> _What is expected_:
Write out, word for word, only the lines from the one containing "w8p = D.W8;" through the final line of the data.

> _Records to use_:
@@ -1463,7 +1543,7 @@
         }
       }
       const int tid = opaque(threadIdx.x);
-      if (tid < TILE) sm.y[tid] = (tid < tl.count) ? MA.yv[mslot(tid)] : 0.f;
+      if (tid < TILE) sm.y[tid] = (tid < tl.count) ? (PF ? nx.y[tid] : MA.yv[mslot(tid)]) : 0.f;
       __syncthreads();
       JSTAMP(0)
     } else {
@@ -1604,7 +1684,7 @@
 #pragma unroll
       for (int q = 0; q < 4; ++q) {
         const int n0 = 64 * w + 16 * q + 4 * g;
-        const float4 w8 = *reinterpret_cast<const float4*>(D.W8 + n0);
+        const float4 w8 = *reinterpret_cast<const float4*>((PF ? nx.w8 : D.W8) + n0);
 #pragma unroll
         for (int cb = 0; cb < 4; ++cb) {
           const int p = 16 * cb + c;
@@ -1638,6 +1718,15 @@
       const int lane = opaque(threadIdx.x & 63), g = lane >> 4, c = lane & 15;
       gemm16_sel<PRIO, NB, BWD_LS>(D.Wbh_raw[l], w, D.Kb[l] / 32, sm.Hh, sm.Hl, acc, lane);
       JSTAMP(1)
+      if constexpr (PF) {
+        if (more && w == 0 && l >= 4) {
+          if (l == 7) next_tile(tiles, ti + gridDim.x, nx.tn, lane);
+          else if (l == 6) next_desc(desc, nx.tn, nx.dn, lane);
+          else if (l == 5) jac16_next_inputs(nx, st, pts_all, kpts, kres, bias0f, raw_pts, MA, lane);
+          else jac16_next_kept(nx, MA, lane);
+          glds_wait();
+        }
+      }
       const float usc = ldexpf(1.f, -(D.swb[l] + sa));
       float m = 0.f;
       const uint64_t mask = mk[l - 1];
diff --git a/dsp-slam-rgbd_amd/csrc/dsr_mlp.hpp b/dsp-slam-rgbd_amd/csrc/dsr_mlp.hpp
--- a/dsp-slam-rgbd_amd/csrc/dsr_mlp.hpp
+++ b/dsp-slam-rgbd_amd/csrc/dsr_mlp.hpp
@@ -164,16 +164,19 @@
 
 __device__ __forceinline__ void epi_l7(floatx4 (&acc)[4][4], const DevDecoder& D, float* red,
                                        int w, int lane, uint64_t& mask, const float* xyz = nullptr,
-                                       bool with_bias = true) {
+                                       bool with_bias = true,
+                                       const float* b7 = nullptr, const float* w8p = nullptr) {
   const int g = lane >> 4, c = lane & 15;
   mask = 0;
   float part[4] = {0.f, 0.f, 0.f, 0.f};
   const bool xr = D.xyz_all && xyz != nullptr && w == 7;
-#pragma unroll
-  for (int q = 0; q < 4; ++q) {
-    const int n0 = 64 * w + 16 * q + 4 * g;
-    const float4 bb = with_bias ? *reinterpret_cast<const float4*>(D.bias[7] + n0) : make_float4(0.f, 0.f, 0.f, 0.f);
-    const float4 w8 = *reinterpret_cast<const float4*>(D.W8 + n0);
+  if (b7 == nullptr) b7 = D.bias[7];
+  if (w8p == nullptr) w8p = D.W8;
+#pragma unroll
+  for (int q = 0; q < 4; ++q) {
+    const int n0 = 64 * w + 16 * q + 4 * g;
+    const float4 bb = with_bias ? *reinterpret_cast<const float4*>(b7 + n0) : make_float4(0.f, 0.f, 0.f, 0.f);
+    const float4 w8 = *reinterpret_cast<const float4*>(w8p + n0);
 #pragma unroll
     for (int cb = 0; cb < 4; ++cb) {
       float4 p = make_float4(0.f, 0.f, 0.f, 0.f);
diff --git a/dsp-slam-rgbd_amd/csrc/dsr_mlp16.hpp b/dsp-slam-rgbd_amd/csrc/dsr_mlp16.hpp
--- a/dsp-slam-rgbd_amd/csrc/dsr_mlp16.hpp
+++ b/dsp-slam-rgbd_amd/csrc/dsr_mlp16.hpp
@@ -31,6 +31,77 @@
   float red2[NWAVE * TILE];
   float wmax[NWAVE];
 };
+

> _Output for this exercise_:
+  if (w8p == nullptr) w8p = D.W8;
+#pragma unroll
+  for (int q = 0; q < 4; ++q) {
+    const int n0 = 64 * w + 16 * q + 4 * g;
+    const float4 bb = with_bias ? *reinterpret_cast<const float4*>(b7 + n0) : make_float4(0.f, 0.f, 0.f, 0.f);
+    const float4 w8 = *reinterpret_cast<const float4*>(w8p + n0);
 #pragma unroll
     for (int cb = 0; cb < 4; ++cb) {
       float4 p = make_float4(0.f, 0.f, 0.f, 0.f);
diff --git a/dsp-slam-rgbd_amd/csrc/dsr_mlp16.hpp b/dsp-slam-rgbd_amd/csrc/dsr_mlp16.hpp
--- a/dsp-slam-rgbd_amd/csrc/dsr_mlp16.hpp
+++ b/dsp-slam-rgbd_amd/csrc/dsr_mlp16.hpp
@@ -31,6 +31,77 @@
   float red2[NWAVE * TILE];
   float wmax[NWAVE];
 };
+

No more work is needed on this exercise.